*Assignment*
A copy is needed of each line in the records that has the word "item".

....

template <int VPT, int C, bool GROWS, bool CROWS = false>
__device__ __forceinline__ void steady_bus_wave(const FusedArgs& a, const BusArgs& bus, double* tile, int lane, int wave, double* osc_store = nullptr)
{
    constexpr bool OSC_LDS = CROWS && VPT >= 8;
    constexpr int R = kPairs / C;
    constexpr int LC = SteadyVariants<VPT>::at(0);
    static_assert(R % 2 == 0, "the two-term recurrence rotates two registers per voice: row groups are even");
    const int64_t item = (int64_t)blockIdx.x * 4 + wave;
    const int vt = (int)(item % a.voice_tiles);
    const int64_t b_first = (item / a.voice_tiles) * a.span;
    if (b_first >= a.K) return;
    const int nb = (int)((a.K - b_first < (int64_t)a.span) ? a.K - b_first : (int64_t)a.span);
    const int v0 = (vt * SIG_WAVE + lane) * VPT;
    const int vc = (v0 < a.voices) ? v0 : 0;
    const int64_t p0 = a.position + b_first * a.N;
    if (!steady_wave(a, v0, VPT, p0, nb)) {
        steady_fallback_span<VPT, C>(a, bus, tile, lane, vt, b_first, nb, v0);
        return;
    }
    const double* sc = a.steady_consts;

    double na1[LC], na2[LC], k2c[VPT], ya[VPT], yb[VPT], wt[C][VPT];
    int nd_total[VPT];
    const double q_first = (double)p0 / a.rate;
#pragma unroll
    for (int i = 0; i < VPT; ++i) {
        const bool live = v0 + i < a.voices;
        const int v = live ? v0 + i : vc;
        auto cst = [&](int k) { return sc[(int64_t)k * a.voices + v]; };
        const double na1_i = cst(SC_NA1);
        if (i < LC) { na1[i < LC ? i : 0] = na1_i; na2[i < LC ? i : 0] = cst(SC_NA2); }
        k2c[i] = cst(SC_K2C);
        if (live && na1_i != na1_i && a.status) atomicOr(a.status, SIG_STATUS_BAD_CUTOFF);
        const double scale = cst(SC_SCALE);
#pragma unroll
        for (int ch = 0; ch < C; ++ch)
            wt[ch][i] = live ? (bus.pan ? bus.pan[ch * bus.pan_ld + v] * scale : scale) : 0.0;
        const double hz = a.hertz[(int64_t)v * a.hs], ph = a.phase ? a.phase[(int64_t)v * a.ps] : 0.0;
        const double t_first = q_first * hz + ph;
        const double f0 = t_first - rint(t_first);
        const double ur = sin2pi(f0 + 0.25), ui = sin2pi(f0);
        const double hre = cst(SC_HRE), him = cst(SC_HIM);
        const double wr = fma(hre, ur, -(him * ui)), wi = fma(hre, ui, him * ur);
        yb[i] = wi;
        ya[i] = fma(wi, cst(SC_CT), -(wr * cst(SC_ST)));
        const double nd = cst(SC_ND);
        nd_total[i] = (live && nd < (double)kNeverDrops) ? (int)nd : (live ? kNeverDrops : 0);
    }
#pragma unroll
    for (int d = 1; d < SIG_WAVE; d <<= 1) {
        int other[VPT];
#pragma unroll
        for (int i = 0; i < VPT; ++i) other[i] = __shfl_xor(nd_total[i], d, SIG_WAVE);
#pragma unroll
        for (int i = 0; i < VPT; ++i) nd_total[i] = (other[i] > nd_total[i]) ? other[i] : nd_total[i];
    }
#pragma unroll
    for (int i = 0; i < VPT; ++i) nd_total[i] = __builtin_amdgcn_readfirstlane(nd_total[i]);

    double* dstp = bus.partials + (int64_t)vt * bus.rows * C;
    sig_bus::PipelinedTile<C> stage(tile, lane, dstp, b_first * a.N);

    if constexpr (LC < VPT) {
        const int c_min = (b_first == 0 && a.position < (int64_t)a.ctx) ? (int)a.position : a.ctx;
        bool capped = true;
#pragma unroll
        for (int i = LC; i < VPT; ++i) capped &= nd_total[i] <= c_min;
        if (!capped) {
            steady_fallback_span<VPT, C>(a, bus, tile, lane, vt, b_first, nb, v0);
            return;
        }
    }
    [[maybe_unused]] OscPart osc[(CROWS && !OSC_LDS) ? VPT : 1];
    auto osc_slot = [&](int field, int i) -> double& { return osc_store[((size_t)field * VPT + i) * SIG_WAVE + lane]; };
    if constexpr (CROWS) {
#pragma unroll
        for (int i = 0; i < VPT; ++i) {
            const int v = (v0 + i < a.voices) ? v0 + i : vc;
            const OscPart made = steady_osc_part(a.type, a.hertz[(int64_t)v * a.hs], a.rate, a.ctx);
            if constexpr (OSC_LDS) {
                osc_slot(0, i) = made.ct; osc_slot(1, i) = made.st; osc_slot(2, i) = made.beta; osc_slot(3, i) = made.enr; osc_slot(4, i) = made.eni;
            } else {
                osc[i] = made;
            }
        }
    }
    double z0h[LC], z1h[LC];
    auto row = [&](double* sums, int sums_stride, auto m_tag, auto odd_tag) {
        constexpr int M = decltype(m_tag)::value;
        constexpr bool ODD = decltype(odd_tag)::value;
        double y[VPT];
#pragma unroll
        for (int i = 0; i < VPT; ++i) {
            const double ys = ODD ? ya[i] : yb[i];
            if (ODD) yb[i] = fma(k2c[i], ya[i], -yb[i]);
            else ya[i] = fma(k2c[i], yb[i], -ya[i]);
            if (i < M) {
                const int j = i < LC ? i : 0;
                y[i] = ys + z0h[j];
                const double yh = z0h[j];
                z0h[j] = fma(na1[j], yh, z1h[j]);
                z1h[j] = na2[j] * yh;
            } else {
                y[i] = ys;
            }
        }
#pragma unroll
        for (int ch = 0; ch < C; ++ch) {
            double acc = 0.0;
#pragma unroll
            for (int i = 0; i < VPT; ++i) acc = fma(wt[ch][i], y[i], acc);
            sums[ch * sums_stride] = acc;
        }
    };
    sig_bus::FoldedGroup<C> folded(tile, lane, dstp);
    double pend[4];
    int64_t pend_row = 0;
    bool have = false;
    auto rows2 = [&](double* sums, auto m_tag) {
        constexpr int M = decltype(m_tag)::value;
        double y0[VPT], y1[VPT];
#pragma unroll
        for (int i = 0; i < VPT; ++i) {
            y0[i] = yb[i];
            ya[i] = fma(k2c[i], yb[i], -ya[i]);
            y1[i] = ya[i];
            yb[i] = fma(k2c[i], ya[i], -yb[i]);
            if (i < M) {
                const int j = i < LC ? i : 0;
                const double h0 = z0h[j];
                y0[i] += h0;
                const double h1 = fma(na1[j], h0, z1h[j]);
                y1[i] += h1;
                z0h[j] = fma(na1[j], h1, na2[j] * h0);
                z1h[j] = na2[j] * h1;
            }
        }
        double acc0[C], acc1[C];
#pragma unroll
        for (int ch = 0; ch < C; ++ch) { acc0[ch] = 0.0; acc1[ch] = 0.0; }
#pragma unroll
        for (int i = 0; i < VPT; ++i) {
#pragma unroll
            for (int ch = 0; ch < C; ++ch) {
                acc0[ch] = fma(wt[ch][i], y0[i], acc0[ch]);
                acc1[ch] = fma(wt[ch][i], y1[i], acc1[ch]);
            }
        }
#pragma unroll
        for (int ch = 0; ch < C; ++ch) { sums[ch] = acc0[ch]; sums[C + ch] = acc1[ch]; }
    };
    auto group = [&](auto m_tag) {
        double acc[kPairs];
#pragma unroll
        for (int k = 0; k < R; k += 2) {
            rows2(acc + k * C, m_tag);
#pragma unroll
            for (int q = 0; q < kPairs / 4; ++q)
                if (4 * q + 3 < (k + 2) * C && 4 * q + 3 >= k * C)
                    folded.fold4(q, acc[4 * q], acc[4 * q + 1], acc[4 * q + 2], acc[4 * q + 3]);
            if (k + 2 == R / 2 && have) folded.finish(pend, pend_row, R);
        }
        folded.issue(pend);
        pend_row = stage.first; stage.first += R; have = true;
    };
    using Variants = SteadyVariants<VPT>;

    for (int bi = 0; bi < nb; ++bi) {
        if constexpr (GROWS && !CROWS) {
#pragma unroll
            for (int i = 0; i < VPT; ++i) {
                const bool live = v0 + i < a.voices;
                const int v = live ? v0 + i : vc;
                const double scale = sc[(int64_t)SC_SCALE * a.voices + v] * a.gain[(b_first + bi) * (int64_t)(a.gs ? a.voices : 1) + (int64_t)v * a.gs];
#pragma unroll
                for (int ch = 0; ch < C; ++ch) wt[ch][i] = live ? (bus.pan ? bus.pan[ch * bus.pan_ld + v] * scale : scale) : 0.0;
            }
        }
        const bool first = (b_first + bi == 0);
        const int tk = first ? SC_T0 : SC_T;
        const int c = first ? (int)((a.position < (int64_t)a.ctx) ? a.position : (int64_t)a.ctx) : a.ctx;
        if constexpr (CROWS) {
            const int64_t blk = b_first + bi;
            const double q_b = (double)(p0 + (int64_t)bi * a.N) / a.rate;
            double cut_i[VPT], gain_i[VPT];
#pragma unroll
            for (int i = 0; i < VPT; ++i) {
                const int v = (v0 + i < a.voices) ? v0 + i : vc;
                cut_i[i] = a.cutoff[(a.cutoff_rows > 1 ? blk * (int64_t)(a.cs ? a.voices : 1) : 0) + (int64_t)v * a.cs];
                gain_i[i] = a.gain ? a.gain[(a.gain_rows > 1 ? blk * (int64_t)(a.gs ? a.voices : 1) : 0) + (int64_t)v * a.gs] : 1.0;
            }
#pragma unroll
            for (int i = 0; i < VPT; ++i) {
                const bool live = v0 + i < a.voices;
                const int v = live ? v0 + i : vc;
                const double cutoff = cut_i[i], gain = gain_i[i];
                const double hz_v = a.hertz[(int64_t)v * a.hs], ph_v = a.phase ? a.phase[(int64_t)v * a.ps] : 0.0;
                OscPart op;
                if constexpr (OSC_LDS) op = OscPart{osc_slot(0, i), osc_slot(1, i), osc_slot(2, i), osc_slot(3, i), osc_slot(4, i)};
                else op = osc[i];
                if (__builtin_expect(c != a.ctx, 0)) op = steady_osc_part(a.type, hz_v, a.rate, c);
                const double ct_i = op.ct, st_i = op.st;
                const BlockVoice cv = steady_block_constants(a.type, a.rate, cutoff, gain, op, c);
                if (i < LC) { na1[i < LC ? i : 0] = cv.na1; na2[i < LC ? i : 0] = cv.na2; }
                if (live && !cv.ok && a.status) atomicOr(a.status, SIG_STATUS_BAD_CUTOFF);
#pragma unroll
                for (int ch = 0; ch < C; ++ch) wt[ch][i] = live ? (bus.pan ? bus.pan[ch * bus.pan_ld + v] * cv.scale : cv.scale) : 0.0;
                const double t_first = q_b * hz_v + ph_v;
                const double f0 = t_first - rint(t_first);
                const double ur = sin2pi(f0 + 0.25), ui = sin2pi(f0);
                const double wr = fma(cv.hre, ur, -(cv.him * ui)), wi = fma(cv.hre, ui, cv.him * ur);
                yb[i] = wi;
                ya[i] = fma(wi, ct_i, -(wr * st_i));
                if (i < LC) {
                    const double dss = fma(k2c[i], yb[i], -ya[i]) - yb[i];
                    z0h[i < LC ? i : 0] = fma(cv.T.a, yb[i], cv.T.b * dss);
                    z1h[i < LC ? i : 0] = fma(cv.T.c, yb[i], cv.T.d * dss);
                }
                nd_total[i] = (live && cv.nd < (double)kNeverDrops) ? (int)cv.nd : (live ? kNeverDrops : 0);
            }
#pragma unroll
            for (int d = 1; d < SIG_WAVE; d <<= 1) {
                int other[VPT];
#pragma unroll
                for (int i = 0; i < VPT; ++i) other[i] = __shfl_xor(nd_total[i], d, SIG_WAVE);
#pragma unroll
                for (int i = 0; i < VPT; ++i) nd_total[i] = (other[i] > nd_total[i]) ? other[i] : nd_total[i];
            }
#pragma unroll
            for (int i = 0; i < VPT; ++i) nd_total[i] = __builtin_amdgcn_readfirstlane(nd_total[i]);
        }
        int drop_at[LC];
#pragma unroll
        for (int i = 0; i < LC; ++i) {
            drop_at[i] = (nd_total[i] > c) ? nd_total[i] - c : 0;
            if (drop_at[i] > 0) {
                const int v = (v0 + i < a.voices) ? v0 + i : vc;
                const double dss = fma(k2c[i], yb[i], -ya[i]) - yb[i];
                if constexpr (!CROWS) {
                    const double* t = sc + (int64_t)tk * a.voices + v;
                    z0h[i] = fma(t[0], yb[i], t[a.voices] * dss);
                    z1h[i] = fma(t[2 * (int64_t)a.voices], yb[i], t[3 * (int64_t)a.voices] * dss);
                }
            } else {
                z0h[i] = 0.0; z1h[i] = 0.0;
            }
        }
        int done = 0;
        auto single = [&]() {
            row(stage.slot, kTileStride, std::integral_constant<int, LC>{}, std::false_type{});
#pragma unroll
            for (int i = 0; i < VPT; ++i) { const double t = ya[i]; ya[i] = yb[i]; yb[i] = t; }
            ++done;
            stage.advance();
        };
        while (stage.staged != 0 && done < a.N) single();
        const int last_group_row = done + ((a.N - done) / R) * R;
        auto phase = [&](auto k_tag) {
            constexpr int K = decltype(k_tag)::value;
            constexpr int M = Variants::at(K);
            constexpr int lower = (K + 1 < Variants::count) ? Variants::at(K + 1) : 0;
            int until = 0;
#pragma unroll
            for (int i = lower; i < LC; ++i) until = (i < M && drop_at[i] > until) ? drop_at[i] : until;
            if (M == 0) until = a.N;
            until = (until < last_group_row) ? until : last_group_row;
            while (done < until) {
                group(std::integral_constant<int, M>{});
                done += R;
            }
        };
#define SIG_PHASE(K) if constexpr (K < Variants::count) phase(std::integral_constant<int, K>{});
        SIG_PHASE(0) SIG_PHASE(1) SIG_PHASE(2) SIG_PHASE(3) SIG_PHASE(4) SIG_PHASE(5) SIG_PHASE(6) SIG_PHASE(7) SIG_PHASE(8)
#undef SIG_PHASE
        if (done < a.N) {
            if (have) { folded.finish(pend, pend_row, R); have = false; }
#pragma unroll
            for (int i = 0; i < LC; ++i)
                if (drop_at[i] <= done) { z0h[i] = 0.0; z1h[i] = 0.0; }
            while (done < a.N) single();
        }
    }
    if (have) folded.finish(pend, pend_row, R);
    if (stage.staged) stage.now();
}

....

*Answer below*
    const int64_t item = (int64_t)blockIdx.x * 4 + wave;
    const int vt = (int)(item % a.voice_tiles);
    const int64_t b_first = (item / a.voice_tiles) * a.span;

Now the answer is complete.